Problem: Treat the line containing "const __grid_constant__ TcIO" as the last one, and return every line exactly from the first line of the material below up to it.

Information shown:
template <bool PROF>
__global__ void __launch_bounds__(kThreads, 1) tc_chain_kernel(const __grid_constant__ TcProgram P,
                                                               const __grid_constant__ TcIO io) {
  extern __shared__ uint8_t smem_raw[];
  const int warp = threadIdx.x >> 5, lane = threadIdx.x & 31;
  char* base = (char*)(((uintptr_t)smem_raw + 1023) & ~(uintptr_t)1023);
  char* A = base;
  const uint32_t A32 = smem_u32(A);
  char* ring = base + kABytes;
  uint64_t* bars = (uint64_t*)(ring + kRing * kSlotBytes);
  uint64_t* full = bars;
  uint64_t* empty = bars + kRing;

  const int count = io.count ? min(io.cap, *io.count) : io.cap;
  const int ntiles = (count + 127) >> 7;

  if (threadIdx.x == 0) {
    for (int i = 0; i < kRing; ++i) {
      mbar_init(&full[i], 1);
      mbar_init(&empty[i], 4 * kConsumers);
    }
    asm volatile("fence.mbarrier_init.release.cluster;" ::: "memory");
  }
  __syncthreads();

  if (warp < 4) {
    asm volatile("setmaxnreg.dec.sync.aligned.u32 40;\n" ::: "memory");
    if (warp == 0 && lane == 0) {
      const long long t_run = stall_clock<PROF>();
      uint32_t it = 0;
      for (int tile = blockIdx.x; tile < ntiles; tile += gridDim.x) {
        for (int s = 0; s < P.nsteps; ++s) {
          const long long t_step = stall_clock<PROF>();
          long long c_empty = 0;
          const char* src = (const char*)P.blob + (size_t)P.step[s].slot_off * kSlotBytes;
          const int nslot = 2 * P.step[s].nk;
          const int jstep = P.step[s].terms == 1 ? 2 : 1;
          for (int j = 0; j < nslot; j += jstep, ++it) {
            int r = it % kRing;
            uint32_t ph = (it / kRing) & 1;
            const long long t0 = stall_clock<PROF>();
            mbar_wait(&empty[r], ph ^ 1);
            c_empty += stall_clock<PROF>() - t0;
            mbar_expect_tx(&full[r], kSlotBytes);
            bulk_g2s(ring + (size_t)r * kSlotBytes, src + (size_t)j * kSlotBytes, kSlotBytes, &full[r]);
          }
          if constexpr (PROF) {
            unsigned long long* rec = io.stalls + (size_t)blockIdx.x * kStallWarps * MP_STALL_WORDS +
                                      P.step[s].kind * MP_STALL_PHASES;
            stall_add(rec, PH_STEP, clock64() - t_step);
            stall_add(rec, PH_EMPTY, c_empty);
          }
        }
      }
      if constexpr (PROF)
        stall_add(io.stalls + (size_t)blockIdx.x * kStallWarps * MP_STALL_WORDS, MP_STALL_ELAPSED, clock64() - t_run);
    }
    return;
  }
  asm volatile("setmaxnreg.inc.sync.aligned.u32 232;\n" ::: "memory");
  const long long t_run = stall_clock<PROF>();
  auto srec = [&]() { return io.stalls + ((size_t)blockIdx.x * kStallWarps + warp - 3) * MP_STALL_WORDS; };
  const int g = (warp >> 2) - 1;
  const int t = threadIdx.x & 127;
  const int wq = warp & 3, q = lane & 3;
  const int bar_id = 1 + g;
  int rowt[2];
  rowt[0] = 64 * g + 16 * wq + (lane >> 2);
  rowt[1] = rowt[0] + 8;
  const int mi = lane >> 3, rr = lane & 7;
  const uint32_t lane_base = A32 + (uint32_t)(64 * g + 16 * wq + 8 * (mi & 1) + rr) * 128u;
  const uint32_t lane_x = (uint32_t)((mi >> 1) ^ rr);
  const uint32_t a_hi = A32 + (uint32_t)g * 8192u, a_lo = a_hi + 65536u;

  char* scr = io.scratch + (size_t)blockIdx.x * io.scratch_per_cta;
  float4* sig = (float4*)scr;
  uint4* fsc = (uint4*)(scr + kSigBytes) + (size_t)g * 32 * 128;
  float* ge = (float*)(scr + kSigBytes + kFeatBytes);
  float* emb = (float*)(scr + kSigBytes + kFeatBytes + kGeBytes);
  const int d = P.d_in, E = P.E;

  float acc[128];
#pragma unroll
  for (int i = 0; i < 128; ++i) acc[i] = 0.f;
  uint32_t it = 0;

  for (int tile = blockIdx.x; tile < ntiles; tile += gridDim.x) {
    const long long t_tile = stall_clock<PROF>();
    int pt[2], slot[2];
    bool valid[2];
    float x[2][4];
#pragma unroll
    for (int h = 0; h < 2; ++h) {
      pt[h] = tile * 128 + rowt[h];
      valid[h] = pt[h] < count;
      for (int a = 0; a < 4; ++a) x[h][a] = 0.f;
      if (valid[h])
        for (int a = 0; a < d; ++a) x[h][a] = io.x[(size_t)pt[h] * d + a];
      slot[h] = valid[h] ? (io.slot ? io.slot[pt[h]] : pt[h]) : 0;
    }
    {
      const int npair = d * P.multires;
      for (int pi = q; pi < npair; pi += 4) {
        const int f = pi / d, a = pi - f * d;
#pragma unroll
        for (int h = 0; h < 2; ++h) {
          float sn, cs;
          sincosf(__fmul_rn(x[h][a], (float)(1 << f)), &sn, &cs);
          emb[(size_t)(d + 2 * f * d + a) * 128 + rowt[h]] = sn;
          emb[(size_t)(d + (2 * f + 1) * d + a) * 128 + rowt[h]] = cs;
        }
      }
      if (q == 0)
        for (int a = 0; a < d; ++a)
#pragma unroll
          for (int h = 0; h < 2; ++h) emb[(size_t)a * 128 + rowt[h]] = x[h][a];
      if (io.dirs) {
        float dv[2][3];
#pragma unroll
        for (int h = 0; h < 2; ++h)
          for (int a = 0; a < 3; ++a) dv[h][a] = valid[h] ? io.dirs[(size_t)pt[h] * 3 + a] : 0.f;
        const int nvp = (P.n_extra - 3) / 2;
        for (int pi = q; pi < nvp; pi += 4) {
          const int f = pi / 3, a = pi - f * 3;
#pragma unroll
          for (int h = 0; h < 2; ++h) {
            float sn, cs;
            sincosf(__fmul_rn(dv[h][a], (float)(1 << f)), &sn, &cs);
            ge[(size_t)(3 + 6 * f + a) * 128 + rowt[h]] = sn;
            ge[(size_t)(3 + 6 * f + 3 + a) * 128 + rowt[h]] = cs;
          }
        }
        if (q == 0)
          for (int a = 0; a < 3; ++a)
#pragma unroll
            for (int h = 0; h < 2; ++h) ge[(size_t)a * 128 + rowt[h]] = dv[h][a];
      }
      __threadfence_block();
      wg_sync(bar_id);
      const int njp = P.step[0].nk * 4;
      for (int jp = 0; jp < njp; ++jp) {
        float v[8];
#pragma unroll
        for (int i = 0; i < 8; ++i) {
          const int c = 16 * jp + 8 * (i >> 2) + 2 * q + (i & 1);
          v[i] = (c < E) ? emb[(size_t)c * 128 + rowt[(i >> 1) & 1]] : 0.f;
        }
        store_acc16(lane_base, lane_x, jp, v);
      }
    }
    float nrm[2][3] = {{0.f, 0.f, 0.f}, {0.f, 0.f, 0.f}};
    if constexpr (PROF)
      if (lane == 0) stall_add(srec(), MP_STALL_PROLOGUE, clock64() - t_tile);
    for (int s = 0; s < P.nsteps; ++s) {
      const TcStep st = P.step[s];
      const long long t_step = stall_clock<PROF>();
      long long c_full = 0, c_wgmma = 0, c_bar = 0;
      const float isc = P.inv_scale[st.sc] * fmaf(io.rz, (float)(4 * st.nk * (st.terms == 1 ? 1 : 3)), 1.f);
      const bool one_term = st.terms == 1;
      if (t == 0) {
        char* ws = io.scratch + (size_t)blockIdx.x * io.scratch_per_cta;
        if (st.kind == K_BWD && st.sig >= 0)
          prefetch_l2(ws + (((size_t)st.sig * kConsumers + g) * 32 * 128) * 16, 32 * 128 * 16);
        if (st.kind == K_FINAL_GRAD) prefetch_l2(ws + kSigBytes + (size_t)g * 32 * 128 * 16, 32 * 128 * 16);
      }

      fence_async_smem();
      {
        const long long t0 = stall_clock<PROF>();
        wg_sync(bar_id);
        c_bar += stall_clock<PROF>() - t0;
      }
      wgmma_fence();
      bool held = false;
      uint32_t held_slot = 0;
      auto release = [&](uint32_t slot_it) {
        if (lane == 0) mbar_arrive(&empty[slot_it % kRing]);
      };
      auto slot_issued = [&](uint32_t slot_it) {
        wgmma_commit();
        if (held) {
          const long long t0 = stall_clock<PROF>();
          wgmma_wait<1>();
          c_wgmma += stall_clock<PROF>() - t0;
          release(held_slot);
        }
        held = true;
        held_slot = slot_it;
      };
      for (int kc = 0; kc < st.nk; ++kc) {
        if (kc == 4) {
          {
            const long long t0 = stall_clock<PROF>();
            wgmma_wait<0>();
            acc_fence(acc);
            c_wgmma += stall_clock<PROF>() - t0;
          }
          if (held) release(held_slot);
          held = false;
#pragma unroll
          for (int h = 0; h < 2; ++h) {
#pragma unroll
            for (int c8 = 0; c8 < 16; c8 += 8) {
              const int e0 = 16 * q + c8;
              float xv[8];
#pragma unroll
              for (int j = 0; j < 8; ++j) xv[j] = 0.f;
              if (io.dirs) {
#pragma unroll
                for (int j = 0; j < 8; ++j)
                  if (e0 + j < P.n_extra) xv[j] = ge[(size_t)(e0 + j) * 128 + rowt[h]];
              } else if (e0 == 0) {
                xv[0] = x[h][0]; xv[1] = x[h][1]; xv[2] = x[h][2];
                xv[3] = nrm[h][0]; xv[4] = nrm[h][1]; xv[5] = nrm[h][2];
              }
              store_a8(A32, rowt[h], e0, xv);
            }
          }
          fence_async_smem();
          {
            const long long t0 = stall_clock<PROF>();
            wg_sync(bar_id);
            c_bar += stall_clock<PROF>() - t0;
          }
          wgmma_fence();
        }
        const uint32_t ka = (uint32_t)(kc & 3) * 16384u;
        int r = it % kRing;
        long long t0 = stall_clock<PROF>();
        mbar_wait(&full[r], (it / kRing) & 1);
        c_full += stall_clock<PROF>() - t0;
        uint32_t wb = smem_u32(ring + (size_t)r * kSlotBytes);
#pragma unroll
        for (int ks = 0; ks < 4; ++ks) {
          const uint64_t bd = make_desc(wb + ks * 32);
          wgmma_f16(acc, make_desc(a_hi + ka + ks * 32), bd, (kc | ks) != 0);
          if (!one_term) wgmma_f16(acc, make_desc(a_lo + ka + ks * 32), bd, 1);
        }
        slot_issued(it++);
        if (!one_term) {
          r = it % kRing;
          t0 = stall_clock<PROF>();
          mbar_wait(&full[r], (it / kRing) & 1);
          c_full += stall_clock<PROF>() - t0;
          wb = smem_u32(ring + (size_t)r * kSlotBytes);
#pragma unroll
          for (int ks = 0; ks < 4; ++ks) wgmma_f16(acc, make_desc(a_hi + ka + ks * 32), make_desc(wb + ks * 32), 1);
          slot_issued(it++);
        }
      }
      {
        const long long t0 = stall_clock<PROF>();
        wgmma_wait<0>();
        acc_fence(acc);
        c_wgmma += stall_clock<PROF>() - t0;
      }
      if (held) release(held_slot);

      const long long t_epi = stall_clock<PROF>();
      auto step_done = [&]() {
        if constexpr (PROF) {
          if (lane == 0) {
            const long long now = clock64();
            unsigned long long* rec = srec() + st.kind * MP_STALL_PHASES;
            stall_add(rec, PH_STEP, now - t_step);
            stall_add(rec, PH_FULL, c_full);
            stall_add(rec, PH_WGMMA, c_wgmma);
            stall_add(rec, PH_BAR, c_bar);
            stall_add(rec, PH_EPI, now - t_epi);
          }
        }
      };
      auto reload_features = [&]() {
        uint4 pre[kAhead][2];
#pragma unroll
        for (int k = 0; k < kAhead; ++k) {
          pre[k][0] = ld_stream(&fsc[(size_t)k * 128 + t]);
          pre[k][1] = ld_stream(&fsc[(size_t)(16 + k) * 128 + t]);
        }
#pragma unroll
        for (int jp = 0; jp < 16; ++jp) {
          const uint4 fh = pre[jp % kAhead][0];
          const uint4 fl = pre[jp % kAhead][1];
          if (jp + kAhead < 16) {
            pre[jp % kAhead][0] = ld_stream(&fsc[(size_t)(jp + kAhead) * 128 + t]);
            pre[jp % kAhead][1] = ld_stream(&fsc[(size_t)(16 + jp + kAhead) * 128 + t]);
          }
          store_pairs(lane_base, lane_x, jp, fh, fl);
          if ((lane & 7) == 0) {
            discard_line(&fsc[(size_t)jp * 128 + t], fh.x);
            discard_line(&fsc[(size_t)(16 + jp) * 128 + t], fl.x);
          }
        }
      };
      if (st.kind == K_FINAL_GRAD) {
        final_grad(P, io, acc, isc, q, ge, emb, rowt, valid, pt, slot, nrm);
        if (s + 1 < P.nsteps) reload_features();
        step_done();
        continue;
      }

      auto run_epi = [&](auto kind) {
        constexpr int KIND = decltype(kind)::value;
        float dot[2][3] = {{0.f, 0.f, 0.f}, {0.f, 0.f, 0.f}};
        const float4* sig_g = &sig[((size_t)(st.sig < 0 ? 0 : st.sig) * kConsumers + g) * 32 * 128 + t];
        float4 sig_pre[2 * kAhead];
        if constexpr (KIND == K_BWD) {
#pragma unroll
          for (int k = 0; k < 2 * kAhead; ++k)
            sig_pre[k] = st.sig >= 0 ? ld_stream(sig_g + (size_t)k * 128) : make_float4(1.f, 1.f, 1.f, 1.f);
        }
#pragma unroll
        for (int jp = 0; jp < 16; ++jp) {
          float* v = acc + 8 * jp;
          float yv[8];
#pragma unroll
          for (int jj = 0; jj < 2; ++jj) {
            const int j = 2 * jp + jj;
            const int c = 8 * j + 2 * q;
            float* u = v + 4 * jj;
            float b[2] = {0.f, 0.f};
            if constexpr (KIND != K_BWD) {
              const float2 b2 = __ldg((const float2*)(st.bias + c));
              b[0] = b2.x;
              b[1] = b2.y;
            }
            if constexpr (KIND == K_SP_SEED) {
              const float2 w2 = __ldg((const float2*)(P.w8row + c));
              const float w[2] = {w2.x, w2.y};
#pragma unroll
              for (int e = 0; e < 4; ++e) {
                float y, dd;
                softplus_fast_grad(fmaf(u[e], isc, b[e & 1]), y, dd);
                dot[e >> 1][0] = fmaf(y, w[e & 1], dot[e >> 1][0]);
                yv[4 * jj + e] = y;
                u[e] = dd * w[e & 1];
              }
            } else if constexpr (KIND == K_SP_SAVE || KIND == K_SP_PLAIN) {
              if constexpr (KIND == K_SP_SAVE) {
                float dd[4];
#pragma unroll
                for (int e = 0; e < 4; ++e) softplus_fast_grad(fmaf(u[e], isc, b[e & 1]), u[e], dd[e]);
                st_stream(&sig[(((size_t)st.sig * kConsumers + g) * 32 + j) * 128 + t], make_float4(dd[0], dd[1], dd[2], dd[3]));
              } else {
#pragma unroll
                for (int e = 0; e < 4; ++e) u[e] = softplus_fast(fmaf(u[e], isc, b[e & 1]));
              }
              if ((st.flags & F_INJECT_EMB) && c + 1 >= P.inj_col) {
#pragma unroll
                for (int e = 0; e < 4; ++e)
                  if (c + (e & 1) >= P.inj_col) u[e] = emb[(size_t)(c + (e & 1) - P.inj_col) * 128 + rowt[e >> 1]];
              }
              if (st.flags & F_SDF_DOT) {
                const float2 w2 = __ldg((const float2*)(P.w8row + c));
                dot[0][0] = fmaf(u[0], w2.x, fmaf(u[1], w2.y, dot[0][0]));
                dot[1][0] = fmaf(u[2], w2.x, fmaf(u[3], w2.y, dot[1][0]));
              }
            } else if constexpr (KIND == K_FEAT) {
#pragma unroll
              for (int e = 0; e < 4; ++e) u[e] = fmaf(u[e], isc, b[e & 1]);
              if (io.feat) {
#pragma unroll
                for (int h = 0; h < 2; ++h)
                  if (valid[h]) *(float2*)(io.feat + (size_t)pt[h] * 256 + c) = make_float2(u[2 * h], u[2 * h + 1]);
              }
            } else if constexpr (KIND == K_BWD) {
              const float4 s4 = sig_pre[j % (2 * kAhead)];
              if (j + 2 * kAhead < 32 && st.sig >= 0)
                sig_pre[j % (2 * kAhead)] = ld_stream(sig_g + (size_t)(j + 2 * kAhead) * 128);
              const float4* sp = sig_g + (size_t)j * 128;
              const float sv[4] = {s4.x, s4.y, s4.z, s4.w};
              if ((st.flags & F_SKIP_GRAD) && c + 1 >= P.inj_col) {
#pragma unroll
                for (int e = 0; e < 4; ++e) {
                  const float gval = u[e] * isc;
                  const int col = c + (e & 1);
                  if (col >= P.inj_col) {
                    ge[(size_t)(col - P.inj_col) * 128 + rowt[e >> 1]] = gval;
                    u[e] = 0.f;
                  } else {
                    u[e] = gval * sv[e];
                  }
                }
              } else {
#pragma unroll
                for (int e = 0; e < 4; ++e) u[e] *= isc * sv[e];
              }
              if (st.sig >= 0 && (lane & 7) == 0) discard_line(sp, s4.x);
            } else {
#pragma unroll
              for (int e = 0; e < 4; ++e) u[e] = fmaxf(fmaf(u[e], isc, b[e & 1]), 0.f);
              if (st.flags & F_RGB_OUT) {
#pragma unroll
                for (int k = 0; k < 3; ++k) {
                  const float2 w2 = __ldg((const float2*)(P.Wrgb + 256 * k + c));
                  dot[0][k] = fmaf(u[0], w2.x, fmaf(u[1], w2.y, dot[0][k]));
                  dot[1][k] = fmaf(u[2], w2.x, fmaf(u[3], w2.y, dot[1][k]));
                }
              }
            }
          }
          if constexpr (KIND == K_SP_SEED) {
            uint4 fh, fl;
            split8(yv, fh, fl);
            st_stream(&fsc[(size_t)jp * 128 + t], fh);
            st_stream(&fsc[(size_t)(16 + jp) * 128 + t], fl);
          }
          bool to_a = true;
          if constexpr (KIND == K_RELU) to_a = !(st.flags & F_RGB_OUT);
          if (to_a) store_acc16(lane_base, lane_x, jp, v);
        }
        if (st.flags & F_SDF_DOT) {
#pragma unroll
          for (int h = 0; h < 2; ++h) {
            const float sdot = quad_sum(dot[h][0]);
            if (q == 0 && valid[h] && io.sdf) io.sdf[slot[h]] = __ldg(P.b8) + sdot;
          }
        }
        if constexpr (KIND == K_RELU) {
          if (st.flags & F_RGB_OUT) {
#pragma unroll
            for (int h = 0; h < 2; ++h) {
#pragma unroll
              for (int k = 0; k < 3; ++k) {
                const float z = __ldg(P.brgb + k) + quad_sum(dot[h][k]);
                if (q == 0 && valid[h] && io.rgb) io.rgb[3 * (size_t)slot[h] + k] = 1.f / (1.f + __expf(-z));
              }
            }
          }
        }
      };
      switch (st.kind) {
        case K_SP_PLAIN: run_epi(std::integral_constant<int, K_SP_PLAIN>{}); break;
        case K_SP_SAVE: run_epi(std::integral_constant<int, K_SP_SAVE>{}); break;
        case K_SP_SEED: run_epi(std::integral_constant<int, K_SP_SEED>{}); break;
        case K_FEAT: run_epi(std::integral_constant<int, K_FEAT>{}); break;
        case K_BWD: run_epi(std::integral_constant<int, K_BWD>{}); break;
        default: run_epi(std::integral_constant<int, K_RELU>{}); break;
      }
      if (st.flags & F_SKIP_GRAD) __threadfence_block();
      step_done();
    }
  }
  if constexpr (PROF)
    if (lane == 0) stall_add(srec(), MP_STALL_ELAPSED, clock64() - t_run);
}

Task result:
template <bool PROF>
__global__ void __launch_bounds__(kThreads, 1) tc_chain_kernel(const __grid_constant__ TcProgram P,
                                                               const __grid_constant__ TcIO io) {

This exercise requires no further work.